Annual report pursuant to Section 13 and 15(d)

Outstanding Warrants

v3.19.1
Outstanding Warrants
12 Months Ended
Dec. 31, 2018
Warrants and Rights Note Disclosure [Abstract]  
Outstanding Warrants
Note 18 - Outstanding Warrants
 
On June 27, 2016, the Company entered into the Ontario Note (refer to Note 7). In consideration of the loan amount, the Ontario Noteholder received a warrant to purchase 100,000 shares of the Company’s common stock at an exercise price of $2.61 (the “Ontario Warrant”). Using the Black-Scholes option pricing model, the fair value of the Ontario Warrant was determined to be $0.1 million. The Ontario Warrant is exercisable at any time through June 27, 2026, in whole or in part. As of December 31, 2018, there are 100,000 shares still available for purchase under the Ontario Warrant.
 
On August 11, 2016, the Company entered into the Anson August Note (refer to Note 7). In consideration of the loan amount, Anson received a warrant to purchase 300,000 shares of the Company’s common stock at an exercise price of $2.61 (the “Anson August Warrant”). Using the Black-Scholes option pricing model, the fair value of the Anson August Warrant was determined to be $0.4 million. The Anson August Warrant is exercisable at any time through August 11, 2026, in whole or in part. As of December 31, 2018, there are 300,000 shares still available for purchase under the Anson August Warrant.
 
On October 24, 2016, the Company entered into the Anson October Note (refer to Note 7).

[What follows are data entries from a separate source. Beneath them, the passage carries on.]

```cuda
__global__ void __launch_bounds__(256)
add_layernorm_bf16_kernel(float* __restrict__ x, const __nv_bfloat16* __restrict__ delta ,
                          const __nv_bfloat16* __restrict__ delta2 ,
                          const float* __restrict__ gamma, const float* __restrict__ beta, __nv_bfloat16* __restrict__ y,
                          int n_tokens, int write_x) {
  pdl_launch_dependents();
  pdl_wait();
  const int warp = (blockIdx.x * blockDim.x + threadIdx.x) >> 5;
  const int lane = threadIdx.x & 31;
  if (warp >= n_tokens) return;
  float4* xr = reinterpret_cast<float4*>(x + (size_t)warp * kDim) + lane * 2;
  const float4 a = xr[0], b = xr[1];
  float v[8] = {a.x, a.y, a.z, a.w, b.x, b.y, b.z, b.w};
  if (delta) {
    const uint4 d = reinterpret_cast<const uint4*>(delta + (size_t)warp * kDim)[lane];
    const __nv_bfloat162* dp = reinterpret_cast<const __nv_bfloat162*>(&d);
#pragma unroll
    for (int e = 0; e < 4; ++e) {
      const float2 f = __bfloat1622float2(dp[e]);
      v[2 * e] += f.x;
      v[2 * e + 1] += f.y;
    }
    if (delta2) {
      const uint4 d2 = reinterpret_cast<const uint4*>(delta2 + (size_t)warp * kDim)[lane];
      const __nv_bfloat162* dp2 = reinterpret_cast<const __nv_bfloat162*>(&d2);
#pragma unroll
      for (int e = 0; e < 4; ++e) {
        const float2 f = __bfloat1622float2(dp2[e]);
        v[2 * e] += f.x;
        v[2 * e + 1] += f.y;
      }
    }
    if (write_x) {
      xr[0] = make_float4(v[0], v[1], v[2], v[3]);
      xr[1] = make_float4(v[4], v[5], v[6], v[7]);
    }
  }
  float s = 0.f;
#pragma unroll
  for (int i = 0; i < 8; ++i) s += v[i];
#pragma unroll
  for (int o = 16; o > 0; o >>= 1) s += __shfl_xor_sync(0xffffffffu, s, o);
  const float mean = s * (1.0f / kDim);
  float q = 0.f;
#pragma unroll
  for (int i = 0; i < 8; ++i) { v[i] -= mean; q += v[i] * v[i]; }
#pragma unroll
  for (int o = 16; o > 0; o >>= 1) q += __shfl_xor_sync(0xffffffffu, q, o);
  const float rstd = rsqrtf(q * (1.0f / kDim) + 1e-5f);
  const float4 g0 = __ldg(reinterpret_cast<const float4*>(gamma) + lane * 2);
  const float4 g1 = __ldg(reinterpret_cast<const float4*>(gamma) + lane * 2 + 1);
  const float4 b0 = __ldg(reinterpret_cast<const float4*>(beta) + lane * 2);
  const float4 b1 = __ldg(reinterpret_cast<const float4*>(beta) + lane * 2 + 1);
  uint4 o;
  o.x = pack_bf16x2(v[0] * rstd * g0.x + b0.x, v[1] * rstd * g0.y + b0.y);
  o.y = pack_bf16x2(v[2] * rstd * g0.z + b0.z, v[3] * rstd * g0.w + b0.w);
  o.z = pack_bf16x2(v[4] * rstd * g1.x + b1.x, v[5] * rstd * g1.y + b1.y);
  o.w = pack_bf16x2(v[6] * rstd * g1.z + b1.z, v[7] * rstd * g1.w + b1.w);
  reinterpret_cast<uint4*>(y + (size_t)warp * kDim)[lane] = o;
}

__global__ void __launch_bounds__(256)
add_convert_bf16_kernel(float* __restrict__ x, const __nv_bfloat16* __restrict__ delta ,
                        const __nv_bfloat16* __restrict__ delta2 , __nv_bfloat16* __restrict__ xbf,
                        long long n8) {
  pdl_launch_dependents();
  pdl_wait();
  const long long i = (long long)blockIdx.x * blockDim.x + threadIdx.x;
  if (i >= n8) return;
  float4* xr = reinterpret_cast<float4*>(x) + 2 * i;
  const float4 a = xr[0], b = xr[1];
  float v[8] = {a.x, a.y, a.z, a.w, b.x, b.y, b.z, b.w};
  if (delta) {
    const uint4 d = reinterpret_cast<const uint4*>(delta)[i];
// ... 456 lines not shown
```

### video_fingerprint_b200/csrc/vfp_b200.cu

```cuda
#include "../../include/vfp_b200.h"

#include <math.h>
#include <string.h>

#include <map>
#include <mutex>
#include <string>
#include <vector>

#include "conv1_kernel.cuh"
#include "attention_tc_kernel.cuh"
#include "conv3_ts_kernel.cuh"
#include "ffn_kernel.cuh"
#include "gemm_launch.cuh"
#include "join_kernels.cuh"
#include "metrics_kernels.cuh"
#include "model3d_kernels.cuh"
#include "preprocess_kernels.cuh"
#include "stem_ts_kernel.cuh"
#include "token_kernels.cuh"
#include "topk_kernels.cuh"
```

In consideration of the loan amount, Anson received a warrant to purchase 340,000 shares of the Company’s common stock at an exercise price of $2.39 per share (the “Anson October Warrant”). Using the Black-Scholes option price model, the fair value of the Anson October Warrant was determined to be $0.4 million. The Anson October Warrant is exercisable at any time through October 24, 2026, in whole or in part. The Anson October Warrant contains limitations that prevent Anson from acquiring shares of the Company’s common stock upon exercise of the Anson October Warrant that would result in the number of shares beneficially owned by Anson and to exceed 9.99% of the total number of shares of the Company’s common stock then issued and outstanding. As of December 31, 2018, there are 340,000 shares still available for purchase under the Anson October Warrant.
 
On November 15, 2017, the Company entered into a Securities Purchase Agreement (refer to Note 17) with certain investors pursuant to which such investors were issued warrants to purchase an aggregate of 875,000 shares of the Company’s common stock at an exercise price of $1.63 per share (the “SPA Warrants”). Each SPA Warrant is exercisable commencing on the sixth month anniversary of the date of issuance and will expire on the fifth anniversary of the date that it became exercisable. Using the Black-Scholes option price model, the fair value of the SPA Warrants was determined to be $0.4 million. During the third quarter of 2018, an investor exercised 750,000 warrants to purchase shares of common stock at an exercise price of $1.63 per share, resulting in proceeds received from the issuance of common stock of approximately $1.2 million. As of December 31, 2018, there are 125,000 shares still available for purchase under the SPA Warrants.
 
The fair values of warrants issued during 2017 were estimated on the date of issuance using the Black-Scholes option pricing model with the following assumptions by year:
 
 
 
2017 Warrants
Expected life, in years
 
 
 5 years  
Risk-free interest rate
 
 
2.04
%
Volatility
 
 
38.1
%
Dividend yield
 
 
0.0
%
 
There were no warrants issued during the year ended December 31, 2018.